The meet of two filters

Question

Given two filters $\mathcal{F}$ and $\mathcal{G}$ on a set $X$, there's a smallest filter containing $\{F \cup G : F \in \mathcal{F},G \in \mathcal{G}\}.$

(Actually, I can't quite tell if this is a filter in its own right, or whether we have to look at the smallest filter that contains it.)

In any event, let's write $\mathcal{F} \wedge \mathcal{G}$ for the smallest filter containing the aforementioned set. It seems to be the order-theoretic meet of $\mathcal{F}$ and $\mathcal{G}$ (ordering filters by inclusion).

Question. Is this correct? (Proof request.)

Answer 1

The order-theoretic meet of $\mathcal{F}$ and $\mathcal{G}$ is just $\mathcal{F}\cap \mathcal{G}$, since this is the order-theoretic meet on all of $\mathcal{P}(\mathcal{P}(X))$, and it is easily checked to be a filter. Let $\mathcal{H} = \{F\cup G\mid F\in \mathcal{F}, G\in \mathcal{G}\}$. I claim that $\mathcal{H} = \mathcal{F}\cap \mathcal{G}$, so it is the order-theoretic meet (and a filter), as you suspected.

• For any $F\cup G\in \mathcal{H}$, $F\subseteq F\cup G$, so $F\cup G\in \mathcal{F}$, and $G\subseteq F\cup G$, so $F\cup G\in \mathcal{G}$. So $F\cup G\in \mathcal{F}\cap \mathcal{G}$.
• For any $H\in \mathcal{F}\cap \mathcal{G}$, $H = H\cup H$, so $H\in \mathcal{H}$.

Answer 2

Yes, it is a filter.
Let F,G be the filters and S the aforementioned set.
The empty set is not in S because it is not in F nor G.

If K = A $\cup$ B, L = C $\cup$ D, A,C in F, B,D in G, then
(A $\cap$ C) $\cup$ (B $\cap$ D) in S is a lower bound of K,L.
Thus S is lower directed.

Assume K = A $\cup$ B, A in F, B in G and K subset L.
As F and G are filters, K is in both F,G.
Thus L in F,G and L = L $\cup$ L in S.
Consequently S is an upper set.

So S is a lower bound of F,G. Is it actually the meet?
M = F $\cap$ G is a filter.
Empty set not in M since it isn't in F nor G.
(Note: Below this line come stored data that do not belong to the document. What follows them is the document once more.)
__device__ __forceinline__ void finish_fast64_aligned(const GnnFusedArgs &a, float *X, f32x16 (&out)[2], int64_t i0, int lane, int KP, int c_aggs,
                                                      const GnnFlagPeek &peek)
{
    const int half = lane >> 5;
    float *xrow = X + (lane & 31) * KP;
    float d2 = 0.0f, o2 = 0.0f;
#pragma unroll
    for (int jt = 0; jt < 2; ++jt)
#pragma unroll
        for (int q = 0; q < 4; ++q) {
            const int f0 = 32 * jt + 8 * q + 4 * half;
            const v4f o = *reinterpret_cast<const v4f *>(xrow + f0);
            const v4f nw = {out[jt][4 * q], out[jt][4 * q + 1], out[jt][4 * q + 2], out[jt][4 * q + 3]};
            *reinterpret_cast<v4f *>(xrow + c_aggs + f0) = nw;
            const v4f d = nw - o;
            d2 = __builtin_fmaf(d.x, d.x, d2); d2 = __builtin_fmaf(d.y, d.y, d2); d2 = __builtin_fmaf(d.z, d.z, d2); d2 = __builtin_fmaf(d.w, d.w, d2);
            o2 = __builtin_fmaf(o.x, o.x, o2); o2 = __builtin_fmaf(o.y, o.y, o2); o2 = __builtin_fmaf(o.z, o.z, o2); o2 = __builtin_fmaf(o.w, o.w, o2);
        }
    d2 = d2 + shfl_f(d2, lane ^ 32);
    o2 = o2 + shfl_f(o2, lane ^ 32);
    const float root = sqrtf(d2), nrm = sqrtf(o2);
    {
        const float rhs = a.thr * nrm, band = GNN_BAND_ABS * nrm + GNN_BAND_REL * rhs;
        const bool am = __any(root > rhs), ar = __any(root > rhs + band), ab = __any(gnn_gate_borderline(root, rhs, band));
        if (lane == 0) gnn_flag_raise_peeked(a.flag_out, peek, am, ar, ab);
    }
    __builtin_amdgcn_fence(__ATOMIC_ACQ_REL, "wavefront");
    const int64_t dst = i0 * 64 + lane * 4;
    const float *xs = X + (lane >> 4) * KP + c_aggs + (lane & 15) * 4;
    v4f v[8];
#pragma unroll
    for (int u = 0; u < 8; ++u) v[u] = *reinterpret_cast<const v4f *>(xs + 4 * u * KP);
#pragma unroll
    for (int u = 0; u < 8; ++u) gstore_row4(a.state_nxt, dst + 256 * u, v[u]);
}

__device__ __forceinline__ void check_store_fast64_partial(const GnnFusedArgs &a, float *X, int64_t i0, int lane, int KP, int c_aggs, int nvalid)
{
    constexpr int Ds = 64;
    const int half = lane >> 5;
    const float *xo = X + (lane & 31) * KP, *xn = xo + c_aggs;
    float s_ = 0.0f;
#pragma unroll
    for (int f = 0; f < Ds; f += 16) {
        float o[16], nw[16];
#pragma unroll
        for (int u = 0; u < 16; ++u) { o[u] = xo[f + u]; nw[u] = xn[f + u]; }
// ... 102 lines not shown
    int tile = w_launch + a.tile_base, next_tile = w_launch + W_launch + a.tile_base;
    int ip_first_raw = 0;
    v2i hdr_first_raw = {0, 0};
    if constexpr (PROG) hdr_first_raw = prog_header_request(a, tile);
    else ip_first_raw = tile_rowptr_request(a, tile, lane);
    float *ep = lds + (size_t)GNN_FUSED_WAVES * 32 * KP + 32 + GNN_FUSED_WAVES * 36;
    for (int t = threadIdx.x; t < 3 * 32 * NTL; t += blockDim.x) {
        const int which = t / (32 * NTL), f = t - which * 32 * NTL;
        ep[t] = which == 0 ? a.bias[LAYERS - 1][f] * (SPLIT ? a.bsc[LAYERS - 1] : 1.0f) : (a.bn_scale ? (which == 1 ? a.bn_scale[f] : a.bn_shift[f]) : 0.0f);
    }
    float *hb = ep + 3 * 32 * NTL;
    if constexpr (SPLIT && LAYERS > 1)
        for (int t = threadIdx.x; t < (LAYERS - 1) * 32 * NT; t += blockDim.x)
            hb[t] = a.bias[t / (32 * NT)][t % (32 * NT)] * (ACT == GNN_ACT_SELU ? 1.44269504088896341f : 1.0f) * a.bsc[t / (32 * NT)];
    __syncthreads();
    if (a.stagger > 0) {
        int rounds = 0;
        if (a.variant & 4) rounds = wave >= GNN_FUSED_WAVES / 2 ? a.stagger : 0;
        else rounds = (int)((((unsigned)blockIdx.x * GNN_FUSED_WAVES + (unsigned)wave) * 0x9E3779B1u) >> 16) % (unsigned)(a.stagger + 1);
        for (int i = 0; i < rounds; ++i) __builtin_amdgcn_s_sleep(127);
    }
    int ip_cur = 0, src_cur = 0;
    float w_cur = 0.0f;
    int hdr_first = 0, hdr_nb = 0;
    v2i ent_cur = {0, 0};
    if constexpr (PROG) {
        hdr_first = __builtin_amdgcn_readfirstlane(hdr_first_raw.x); hdr_nb = __builtin_amdgcn_readfirstlane(hdr_first_raw.y);
        if (hdr_nb > 0) ent_cur = prog_entry(a, hdr_first, lane);
    } else {
        ip_cur = tile_rowptr_clamp(a, tile, lane, ip_first_raw);
        if (FULL || Ds == 64) tile_first_ids(a, ip_cur, lane, src_cur, w_cur);
    }
    if constexpr (FULL) zero_pad_columns(a, X, lane, KP);
  for (;;) {
    const int64_t i0 = (int64_t)tile * 32;
    if (i0 >= a.n_rows) break;
    const int nvalid = (int)((a0.n_rows - i0) < 32 ? (a0.n_rows - i0) : 32);
    GnnFusedArgs a = a0;
    asm volatile("" : "+s"(a.Wp[0]), "+s"(a.Wp[1]), "+s"(a.Wp[2]), "+s"(a.bias[0]), "+s"(a.bias[1]), "+s"(a.bias[2]));
    asm volatile("" : "+s"(a.bn_scale), "+s"(a.bn_shift), "+s"(a.state_cur), "+s"(a.state_nxt), "+s"(a.inv), "+s"(a.adj_src), "+s"(a.adj_w));
#ifndef GNN_DIAG
#define GNN_STAMP(slot) do { } while (0)
#else
    unsigned long long *stamp = a.stamps ? a.stamps + ((size_t)tile << 3) : nullptr;
#define GNN_STAMP(slot)                                                                      \
    do {                                                                                     \
        if (stamp) {                                                                         \
            __builtin_amdgcn_sched_barrier(0);                                               \
            const unsigned long long t_ = __builtin_amdgcn_s_memtime();                      \
            if (lane == 0) stamp[slot] = t_;                                                 \
            __builtin_amdgcn_sched_barrier(0);                                               \
        }                                                                                    \
    } while (0)
#endif
    GNN_STAMP(0);

    int *ipt = reinterpret_cast<int *>(lds + (size_t)GNN_FUSED_WAVES * 32 * KP + 32) + wave * 36;
    int ip_next_raw = 0;
    v2i hdr_next_raw = {0, 0};
    if constexpr (PROG) hdr_next_raw = prog_header_request(a, next_tile);
    else {
        if (lane <= 32) ipt[lane] = ip_cur;
        ip_next_raw = tile_rowptr_request(a, next_tile, lane);
    }
    const bool fast64 = FULL || ((Ds == 64) && (nvalid == 32) && !a.agg_in);
    if (a.variant & 1) __builtin_amdgcn_s_setprio(3);
    if constexpr (FULL && GIVEN) load_tile_given64<SPLIT>(a, X, i0, lane, KP, c_aggs);
    else if constexpr (PROG) {
        if (hdr_nb > 0) load_tile_prog64<SPLIT>(a, X, i0, lane, KP, c_aggs, hdr_first, hdr_nb, ent_cur);
        else {
            const int ip = tile_rowptr_clamp(a, tile, lane, tile_rowptr_request(a, tile, lane));
            if (lane <= 32) ipt[lane] = ip;
            tile_first_ids(a, ip, lane, src_cur, w_cur);
            load_tile_fast64<SPLIT, true>(a, X, ipt, i0, lane, KP, c_aggs, src_cur, w_cur);
        }
    }
    else if constexpr (FULL) load_tile_fast64<SPLIT, true>(a, X, ipt, i0, lane, KP, c_aggs, src_cur, w_cur);
    else {
        if (fast64) load_tile_fast64<SPLIT>(a, X, ipt, i0, lane, KP, c_aggs, src_cur, w_cur);
        else load_tile_generic(a, X, ipt, i0, lane, nvalid, KP, c_aggs);
    }
    if (a.variant & 1) __builtin_amdgcn_s_setprio(0);
    __builtin_amdgcn_fence(__ATOMIC_ACQ_REL, "wavefront");
    GNN_STAMP(2);

    const int half = lane >> 5;
    const float *xb = X + (lane & 31) * KP + half;
    f32x16 out[NTL];
    float mx = 0.0f;
    if constexpr (SPLIT) {
        const __amdgpu_buffer_rsrc_t wrs = __builtin_amdgcn_make_buffer_rsrc(const_cast<int *>(a.Ws_base), 0, a.ws_bytes, 0x00020000);
        const int wv = lane * 16;
        const float *xr = X + (lane & 31) * KP + 8 * half;
        if constexpr (LAYERS == 1) {
            layer0_split<NTL, false, PC>(xr, wrs, wv, a.ws_off[0], a.chunks0, out, ep, half, mx);
        } else {
            f32x16 h1[NT];
            if constexpr (FULL) layer0_split<NT, true, PC>(xr, wrs, wv, a.ws_off[0], a.chunks0, h1, hb, half, mx);
            else {
// ... 14 lines not shown
        }
    } else if constexpr (LAYERS == 1) {
        zero_acc<NTL>(out);
        layer_from_lds<NTL>(xb, a.Wp[0] + (size_t)lane * NTL, a.kk0, out, a.wstride);
    } else {
        f32x16 h1[NT];
        zero_acc<NT>(h1);
        layer_from_lds<NT>(xb, a.Wp[0] + (size_t)lane * NT, a.kk0, h1, a.wstride);
        GNN_STAMP(3);
        GNN_STAMP(4);
        if constexpr (LAYERS == 2) {
            zero_acc<NTL>(out);
            layer_from_regs<NT, NTL, ACT>(h1, a.bias[0], half, out, a.Wp[1] + (size_t)lane * NTL, a.wstride);
        } else {
            f32x16 h2[NT];
            zero_acc<NT>(h2);
            layer_from_regs<NT, NT, ACT>(h1, a.bias[0], half, h2, a.Wp[1] + (size_t)lane * NT, a.wstride);
            zero_acc<NTL>(out);
            layer_from_regs<NT, NTL, ACT>(h2, a.bias[1], half, out, a.Wp[2] + (size_t)lane * NTL, a.wstride);
        }
    }
    __builtin_amdgcn_fence(__ATOMIC_ACQ_REL, "wavefront");
    GNN_STAMP(5);
    int next2_tile = 0x3fffffff;
    if (third_round) {
        if (lane == 0) next2_tile = atomicAdd(a0.tile_ctr, 1) + 2 * W_launch;
    }
    int ip_next = 0, src_next = 0;
    float w_next = 0.0f;
    int hdr_first_next = 0, hdr_nb_next = 0;
    v2i ent_next = {0, 0};
    if constexpr (PROG) {
        hdr_first_next = __builtin_amdgcn_readfirstlane(hdr_next_raw.x); hdr_nb_next = __builtin_amdgcn_readfirstlane(hdr_next_raw.y);
        if (hdr_nb_next > 0) ent_next = prog_entry(a, hdr_first_next, lane);
    } else {
        ip_next = tile_rowptr_clamp(a, next_tile, lane, ip_next_raw);
        if (FULL || Ds == 64) tile_first_ids(a, ip_next, lane, src_next, w_next);
    }
    if constexpr (SPLIT && PC == 2) gnn_flag_raise_range(a.flag_out, mx);
    GnnFlagPeek peek = {0, 0, 0};
    if (SPLIT && NTL == 2 && lane == 0) peek = gnn_flag_peek(a.flag_out);
    bool finished = false;
    if constexpr (SPLIT && NTL == 2) {
        if (fast64) {
#pragma unroll
            for (int jt = 0; jt < NTL; ++jt) {
                if (a.bn_scale) tile_epilogue_last<ACTL, true, true, true, true>(a.act_last, out[jt], ep, ep + 32 * NTL, ep + 64 * NTL, jt, half, 1 << 30, a.usc[LAYERS - 1]);
                else tile_epilogue_last<ACTL, false, true, true, true>(a.act_last, out[jt], ep, nullptr, nullptr, jt, half, 1 << 30, a.usc[LAYERS - 1]);
            }
            GNN_STAMP(6);
            if (nvalid == 32) finish_fast64_aligned(a, X, out, i0, lane, KP, c_aggs, peek);
            else finish_fast64_partial(a, X, out, i0, lane, KP, c_aggs, nvalid);
            finished = true;
        }
    }
    if (!(FULL && SPLIT && NTL == 2) && !finished) {
#pragma unroll
        for (int jt = 0; jt < NTL; ++jt) {
            const float us = SPLIT ? a.usc[LAYERS - 1] : 1.0f;
            if (a.bn_scale) tile_epilogue_last<ACTL, true, SPLIT, true, SPLIT>(a.act_last, out[jt], ep, ep + 32 * NTL, ep + 64 * NTL, jt, half, 1 << 30, us);
            else tile_epilogue_last<ACTL, false, SPLIT, true, SPLIT>(a.act_last, out[jt], ep, nullptr, nullptr, jt, half, 1 << 30, us);
            float *x = X + (lane & 31) * KP + c_aggs;
#pragma unroll
            for (int r = 0; r < 16; ++r) {
                const int f = 32 * jt + (r & 3) + 8 * (r >> 2) + 4 * half;
                if (f < Ds) x[f] = out[jt][r];
            }
        }
        __builtin_amdgcn_fence(__ATOMIC_ACQ_REL, "wavefront");
        GNN_STAMP(6);
        if constexpr (FULL) {
            if (nvalid == 32) check_store_fast64(a, X, i0, lane, KP, c_aggs);
            else check_store_fast64_partial(a, X, i0, lane, KP, c_aggs, nvalid);
        } else {
            if (fast64) check_store_fast64(a, X, i0, lane, KP, c_aggs);
            else check_store_generic(a, X, i0, lane, nvalid, KP, c_aggs);
        }
    }
    GNN_STAMP(7);
#undef GNN_STAMP
    __builtin_amdgcn_fence(__ATOMIC_ACQ_REL, "wavefront");
    tile = next_tile;
    next_tile = __builtin_amdgcn_readfirstlane(next2_tile) + a0.tile_base;
    ip_cur = ip_next; src_cur = src_next; w_cur = w_next;
    hdr_first = hdr_first_next; hdr_nb = hdr_nb_next; ent_cur = ent_next;
  }
}

template <int LAYERS, int NT, int NTL, int ACT, bool SPLIT, int ACTL, bool FULL, bool GIVEN = false, int PC = 3, bool PROG = false>
inline void launch_one_pc(const GnnFusedArgs &a, unsigned grid, size_t lds_bytes, hipStream_t st)
{
    if constexpr (FULL && !GIVEN && !PROG) {
        if (a.gp_tiles > 0) { launch_one_pc<LAYERS, NT, NTL, ACT, SPLIT, ACTL, FULL, GIVEN, PC, true>(a, grid, lds_bytes, st); return; }
    }
    static bool lds_raised[64] = {false};
    (void)gnn_raise_dynamic_lds(reinterpret_cast<const void *>(&k_fused<LAYERS, NT, NTL, ACT, SPLIT, FULL, GIVEN, PC, PROG, ACTL>), 160 * 1024, lds_raised);
    hipLaunchKernelGGL((k_fused<LAYERS, NT, NTL, ACT, SPLIT, FULL, GIVEN, PC, PROG, ACTL>), grid, a.threads ? a.threads : GNN_FUSED_THREADS, lds_bytes, st, a);
}
template <int LAYERS, int NT, int NTL, int ACT, bool SPLIT, int ACTL, bool FULL, bool GIVEN = false>
inline void launch_one(const GnnFusedArgs &a, unsigned grid, size_t lds_bytes, hipStream_t st)
{
    if (SPLIT && a.pieces == 2) launch_one_pc<LAYERS, NT, NTL, ACT, SPLIT, ACTL, FULL, GIVEN, 2>(a, grid, lds_bytes, st);
    else launch_one_pc<LAYERS, NT, NTL, ACT, SPLIT, ACTL, FULL, GIVEN, 3>(a, grid, lds_bytes, st);
}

If A,B in M, then some K in F, L in G with K,L subset A,B.
Thus U = K $\cup$ L subset A,B and U in F,G.
Whence M is lower directed.

If A in M, A subset K, then K in F,G. Thus M is upper set.

Since M is the greatest lower bound of F,G, S subset M.
Does S = M?

These results for both S and M generalize from filters of a powerset to filters of an upper semi-lattice.